┌──
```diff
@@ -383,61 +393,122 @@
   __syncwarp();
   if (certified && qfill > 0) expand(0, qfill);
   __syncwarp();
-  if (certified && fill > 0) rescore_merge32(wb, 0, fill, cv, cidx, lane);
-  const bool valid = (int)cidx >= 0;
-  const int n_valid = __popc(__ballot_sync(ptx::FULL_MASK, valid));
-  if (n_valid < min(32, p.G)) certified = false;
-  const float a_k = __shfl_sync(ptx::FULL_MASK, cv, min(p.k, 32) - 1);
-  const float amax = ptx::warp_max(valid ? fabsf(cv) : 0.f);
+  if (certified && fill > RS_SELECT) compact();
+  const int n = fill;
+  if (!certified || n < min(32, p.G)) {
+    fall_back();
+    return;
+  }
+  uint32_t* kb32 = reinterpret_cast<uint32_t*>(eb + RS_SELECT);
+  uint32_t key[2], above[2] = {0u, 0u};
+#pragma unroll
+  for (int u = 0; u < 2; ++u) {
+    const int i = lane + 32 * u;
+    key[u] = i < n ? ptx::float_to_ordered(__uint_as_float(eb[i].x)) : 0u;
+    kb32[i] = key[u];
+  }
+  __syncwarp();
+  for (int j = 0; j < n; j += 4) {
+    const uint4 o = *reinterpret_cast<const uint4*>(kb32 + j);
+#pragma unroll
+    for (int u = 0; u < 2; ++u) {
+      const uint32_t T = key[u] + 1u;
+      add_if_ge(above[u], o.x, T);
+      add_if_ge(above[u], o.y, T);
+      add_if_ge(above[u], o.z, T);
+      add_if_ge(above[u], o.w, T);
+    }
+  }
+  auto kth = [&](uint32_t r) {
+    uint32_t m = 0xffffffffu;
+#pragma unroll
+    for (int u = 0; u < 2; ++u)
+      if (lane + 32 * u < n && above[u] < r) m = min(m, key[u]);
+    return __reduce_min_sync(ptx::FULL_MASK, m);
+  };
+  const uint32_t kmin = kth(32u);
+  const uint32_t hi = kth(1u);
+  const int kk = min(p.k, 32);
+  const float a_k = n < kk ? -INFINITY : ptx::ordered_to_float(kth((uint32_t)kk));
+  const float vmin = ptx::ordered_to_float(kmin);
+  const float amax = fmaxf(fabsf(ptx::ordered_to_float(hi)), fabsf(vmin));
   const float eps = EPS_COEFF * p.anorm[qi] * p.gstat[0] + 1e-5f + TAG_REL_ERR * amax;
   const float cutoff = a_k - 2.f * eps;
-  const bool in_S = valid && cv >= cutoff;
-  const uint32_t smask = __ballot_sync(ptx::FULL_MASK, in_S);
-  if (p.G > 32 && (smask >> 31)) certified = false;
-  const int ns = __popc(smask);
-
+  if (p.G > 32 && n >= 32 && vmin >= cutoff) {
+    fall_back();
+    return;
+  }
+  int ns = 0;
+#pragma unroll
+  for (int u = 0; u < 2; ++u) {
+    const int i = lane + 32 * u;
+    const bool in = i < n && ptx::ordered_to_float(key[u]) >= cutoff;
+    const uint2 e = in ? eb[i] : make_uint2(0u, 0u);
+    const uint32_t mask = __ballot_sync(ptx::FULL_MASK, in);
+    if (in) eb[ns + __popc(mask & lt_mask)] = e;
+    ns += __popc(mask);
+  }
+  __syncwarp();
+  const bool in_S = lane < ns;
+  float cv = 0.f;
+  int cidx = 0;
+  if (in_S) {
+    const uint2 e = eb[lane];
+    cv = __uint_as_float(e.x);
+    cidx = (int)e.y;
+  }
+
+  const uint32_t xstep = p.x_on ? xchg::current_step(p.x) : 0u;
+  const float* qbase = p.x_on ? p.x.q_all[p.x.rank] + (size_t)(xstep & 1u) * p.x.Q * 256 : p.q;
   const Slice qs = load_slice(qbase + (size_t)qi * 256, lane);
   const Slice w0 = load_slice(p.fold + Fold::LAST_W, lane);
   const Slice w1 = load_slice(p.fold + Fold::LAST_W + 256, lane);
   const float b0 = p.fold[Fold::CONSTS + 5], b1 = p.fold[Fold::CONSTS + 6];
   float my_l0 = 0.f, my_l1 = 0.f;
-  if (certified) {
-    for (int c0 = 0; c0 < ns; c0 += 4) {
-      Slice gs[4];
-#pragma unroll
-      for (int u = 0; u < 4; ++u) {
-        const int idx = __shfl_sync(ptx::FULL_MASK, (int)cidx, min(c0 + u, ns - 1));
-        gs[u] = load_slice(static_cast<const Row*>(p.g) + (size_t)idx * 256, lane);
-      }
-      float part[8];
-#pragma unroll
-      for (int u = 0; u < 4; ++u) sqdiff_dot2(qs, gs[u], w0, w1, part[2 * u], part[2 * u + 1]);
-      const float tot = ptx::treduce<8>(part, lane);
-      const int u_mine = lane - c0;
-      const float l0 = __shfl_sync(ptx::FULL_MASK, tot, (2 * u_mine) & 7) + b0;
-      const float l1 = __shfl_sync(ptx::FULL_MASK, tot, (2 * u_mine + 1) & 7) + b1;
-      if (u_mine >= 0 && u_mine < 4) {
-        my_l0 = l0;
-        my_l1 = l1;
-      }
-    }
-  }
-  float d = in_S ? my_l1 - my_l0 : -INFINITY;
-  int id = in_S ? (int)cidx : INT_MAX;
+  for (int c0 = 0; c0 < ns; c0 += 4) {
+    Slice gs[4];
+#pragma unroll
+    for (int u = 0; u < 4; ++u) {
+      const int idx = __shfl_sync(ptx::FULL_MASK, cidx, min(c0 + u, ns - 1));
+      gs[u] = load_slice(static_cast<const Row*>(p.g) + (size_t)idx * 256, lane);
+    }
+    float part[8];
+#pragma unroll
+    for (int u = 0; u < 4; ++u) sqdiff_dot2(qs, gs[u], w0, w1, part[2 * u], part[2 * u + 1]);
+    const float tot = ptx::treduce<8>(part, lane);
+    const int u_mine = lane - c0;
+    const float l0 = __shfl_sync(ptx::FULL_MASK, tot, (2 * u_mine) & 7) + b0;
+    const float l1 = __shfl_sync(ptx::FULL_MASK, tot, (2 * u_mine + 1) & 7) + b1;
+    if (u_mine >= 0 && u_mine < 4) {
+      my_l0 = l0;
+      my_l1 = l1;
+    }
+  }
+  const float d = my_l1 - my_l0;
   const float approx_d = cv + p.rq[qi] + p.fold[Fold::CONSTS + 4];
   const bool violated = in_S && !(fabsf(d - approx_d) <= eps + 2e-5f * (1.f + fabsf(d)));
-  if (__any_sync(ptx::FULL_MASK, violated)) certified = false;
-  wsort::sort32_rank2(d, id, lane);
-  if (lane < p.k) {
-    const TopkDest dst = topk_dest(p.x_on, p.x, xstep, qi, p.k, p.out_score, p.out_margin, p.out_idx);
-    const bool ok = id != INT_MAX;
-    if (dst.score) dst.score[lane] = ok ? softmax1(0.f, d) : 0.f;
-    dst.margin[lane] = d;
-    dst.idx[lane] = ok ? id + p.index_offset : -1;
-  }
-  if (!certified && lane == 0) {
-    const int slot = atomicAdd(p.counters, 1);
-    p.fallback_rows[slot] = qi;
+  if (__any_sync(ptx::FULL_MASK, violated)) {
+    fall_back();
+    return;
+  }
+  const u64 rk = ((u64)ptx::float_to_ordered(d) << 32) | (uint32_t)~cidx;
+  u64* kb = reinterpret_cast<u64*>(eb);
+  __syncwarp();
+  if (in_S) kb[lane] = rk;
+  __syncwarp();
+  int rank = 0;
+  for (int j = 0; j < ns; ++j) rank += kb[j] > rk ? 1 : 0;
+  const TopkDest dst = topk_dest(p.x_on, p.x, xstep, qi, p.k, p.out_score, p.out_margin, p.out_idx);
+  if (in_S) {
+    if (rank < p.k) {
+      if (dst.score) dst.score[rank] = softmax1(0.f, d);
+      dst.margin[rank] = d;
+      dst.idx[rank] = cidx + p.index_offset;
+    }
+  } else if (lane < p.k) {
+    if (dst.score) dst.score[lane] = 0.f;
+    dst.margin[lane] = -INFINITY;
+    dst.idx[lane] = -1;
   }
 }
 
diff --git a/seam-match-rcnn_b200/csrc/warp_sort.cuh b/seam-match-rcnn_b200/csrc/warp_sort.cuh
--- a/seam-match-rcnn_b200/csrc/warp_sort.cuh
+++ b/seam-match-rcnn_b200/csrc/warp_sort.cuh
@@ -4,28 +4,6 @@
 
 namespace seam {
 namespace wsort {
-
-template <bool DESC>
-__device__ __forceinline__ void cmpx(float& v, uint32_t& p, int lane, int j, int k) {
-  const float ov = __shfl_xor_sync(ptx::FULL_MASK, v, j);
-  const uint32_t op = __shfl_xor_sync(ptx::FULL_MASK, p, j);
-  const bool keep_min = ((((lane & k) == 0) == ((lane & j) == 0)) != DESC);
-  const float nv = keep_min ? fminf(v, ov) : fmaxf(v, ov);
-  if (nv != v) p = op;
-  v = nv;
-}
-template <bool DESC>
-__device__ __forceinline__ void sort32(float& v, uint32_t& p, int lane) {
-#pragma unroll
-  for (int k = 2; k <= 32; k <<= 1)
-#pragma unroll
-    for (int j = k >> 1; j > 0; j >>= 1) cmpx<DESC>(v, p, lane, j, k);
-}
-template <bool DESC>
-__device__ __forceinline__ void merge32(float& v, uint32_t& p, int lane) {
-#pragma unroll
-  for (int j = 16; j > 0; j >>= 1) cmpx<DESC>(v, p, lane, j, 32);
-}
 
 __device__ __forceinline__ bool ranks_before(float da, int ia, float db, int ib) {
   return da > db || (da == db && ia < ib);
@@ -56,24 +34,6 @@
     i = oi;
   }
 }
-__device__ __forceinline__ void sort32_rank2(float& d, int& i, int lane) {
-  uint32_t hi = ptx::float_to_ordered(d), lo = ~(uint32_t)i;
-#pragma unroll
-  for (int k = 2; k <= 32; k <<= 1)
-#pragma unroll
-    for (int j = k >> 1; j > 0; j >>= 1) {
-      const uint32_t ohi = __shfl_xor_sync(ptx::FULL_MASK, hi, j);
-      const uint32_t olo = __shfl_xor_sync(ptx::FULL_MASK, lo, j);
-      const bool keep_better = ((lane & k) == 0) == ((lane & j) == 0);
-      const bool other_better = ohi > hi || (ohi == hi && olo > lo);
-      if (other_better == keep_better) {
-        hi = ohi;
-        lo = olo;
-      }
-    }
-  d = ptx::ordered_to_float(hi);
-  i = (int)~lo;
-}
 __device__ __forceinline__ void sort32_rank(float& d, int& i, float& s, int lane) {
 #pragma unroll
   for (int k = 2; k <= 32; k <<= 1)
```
└──
## Exercise prompt:
Search the entries above for "vmin". Return every line that has it.

## Solution:
+  const float vmin = ptx::ordered_to_float(kmin);
+  const float amax = fmaxf(fabsf(ptx::ordered_to_float(hi)), fabsf(vmin));
+  if (p.G > 32 && n >= 32 && vmin >= cutoff) {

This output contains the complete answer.